Frankfurt diskutierte in den 1960er Jahren intensiv über sein Stadtbild: Was kommt zwischen Dom und Römer? Soll die Alte Oper wieder aufgebaut werden? Was hilft gegen die Wohnungsnot in der Stadt und wie kann das tägliche Verkehrschaos behoben werden? Wie kann Architektur die Bildungs- und Kulturvermittlung unterstützten? Was ist modern, was zweckmäßig, was abrissbedürftig?

Mit der Nordweststadt entstand ein neuer Stadtteil auf der grünen Wiese, der 1968 mit der ersten Frankfurter U-Bahn-Linie angeschlossen wurde. Die Ernst-Reuter-Schule und zahlreiche neue Universitätsgebäude standen für eine Bildungsoffensive.
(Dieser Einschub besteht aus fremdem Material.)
__device__ __forceinline__ unsigned tile_insert(const TableDev& t, long long key) {
  Entry* slot;
  unsigned long long stored;
  unsigned long long p = 0;
  const bool sentinel = key == EMPTY_KEY;
  if (sentinel) { slot = &t.entries[t.mask + 1]; stored = 0ull; }
  else { stored = (unsigned long long)key; p = mix64((unsigned long long)key) & t.mask; slot = &t.entries[p]; }
  for (;;) {
    const Entry e = load_entry(slot);
    if ((unsigned long long)e.key == stored && !(sentinel && e.key == EMPTY_KEY)) {
      if (e.row == ROW_TOMB) {
        if (atomicCAS(&slot->row, ROW_TOMB, 0u) == ROW_TOMB) break;
        return NEW_BIT;
      }
      if (e.row == 0u || e.hint == HINT_NEW) return NEW_BIT | e.row;
      return e.row;
    }
    if (e.key == EMPTY_KEY) {
      const unsigned long long old = atomicCAS(reinterpret_cast<unsigned long long*>(&slot->key),
                                               (unsigned long long)EMPTY_KEY, stored);
      if (old == (unsigned long long)EMPTY_KEY) break;
      if (old == stored) return NEW_BIT;
      if (sentinel) continue;
// ... 406 lines not shown
      unsigned before = 0;
      for (int wv = 0; wv < TBT / 64; ++wv) {
        if (wave == wv && valid) {
          before = run[e];
          if (rw == 0u) run[e] = (unsigned short)(before + cnt);
        }
        lds_barrier();
      }
      myrank[k] = valid ? before + rw : 0u;
    }
  }
#pragma unroll
  for (int k = 0; k < IPT; ++k) {
    if (tslot[k] == 0xFFFFFFFFu || sm.lcnt[tslot[k]] <= 1u) continue;
    const unsigned pre = sm.escan[sm.lpos[tslot[k]]];
    sm.mr[(pre & ES_POS) + myrank[k]] = (unsigned)(k * TBT + tid) | ((pre >> ES_NSH) << 11) | (myrank[k] == 0u ? 0x80000000u : 0u);
  }
  if (has_counts) {
    lds_barrier();
    for (unsigned e = tid; e <= (unsigned)TILE; e += TBT) sm.hist[e] = 0;
    lds_barrier();
#pragma unroll
    for (int k = 0; k < IPT; ++k)
      if (tslot[k] != 0xFFFFFFFFu) atomicAdd(&sm.hist[sm.lpos[tslot[k]]], creg[k]);
    lds_barrier();
#pragma unroll
    for (int k = 0; k < IPT; ++k) {
      if (wpos[k] == 0xFFFFFFFFu) continue;
      const unsigned f = sm.hist[wpos[k]];
      w.ent_a[(size_t)tile * TILE + wpos[k]] = wcnt[k] | ((f > 65535u ? 65535u : f) << 16);
    }
  }
  lds_barrier();
  {
    unsigned* dst = w.mrow + (size_t)tile * TILE;
    for (int j = tid; j < TILE; j += TBT) dst[j] = sm.mr[j];
  }
  KV_STAMP(4);
  if constexpr (GATHER) {
#pragma unroll
    for (int k = 0; k < IPT; ++k) rr[k] = tslot[k] != 0xFFFFFFFFu ? sm.lrow[tslot[k]] : 0u;
    if (__builtin_expect(pf == 1.2345678e-38f, 0)) sm.wtot[0] = 1u;
    output_rows();
  }
  KV_STAMP(5);
}

template <typename IdT, int VQ, bool GATHER, bool NOTABLE = false>
__global__ void __launch_bounds__(TBT, 4) k_ltile(TableDev t, WsDev w, const IdT* __restrict__ ids,
                                              const int* __restrict__ counts, long long n, int det, float* __restrict__ out) {
  ltile_body<IdT, VQ, GATHER, NOTABLE>(t, w, ids, counts, n, det, out);
}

Die Farbwerke Hoechst schenkten ihrer Belegschaft zum Firmenjubiläum 1963 die Jahrhunderthalle. Ebenfalls 1963 eröffnete die moderne Theaterdoppelanlage am damaligen Theaterplatz, heute Willy-Brandt-Platz. Hochhäuser wie der Henninger Turm und der AFE-Turm wurden geplant und verwirklicht und kündigten weitere Hochbauten in der Stadt an. All diese Bauprojekte waren nicht unumstritten. Moderne Bauten und Betonmonolithe fanden nicht bei allen Anklang. Großbauprojekte wie die Nordweststadt bestimmen unser Stadtbild bis heute, andere sind schon wieder Geschichte. Markus Häfner gibt in seinem Vortrag anhand der architektonischen Gestaltung auch Einblicke in die gesellschaftlichen Vorstellungen vom Zusammenleben, Unterrichten und Lernen, Wohnen und Arbeiten in den bewegten 1960er Jahren.

Der Vortrag beginnt um 18 Uhr im Dormitorium des Karmeliterklosters, Münzgasse 9. Die Teilnahme kostet vier Euro, ermäßigt drei Euro. Es besteht nur ein begrenztes Platzangebot. Reservierungen sind nicht möglich.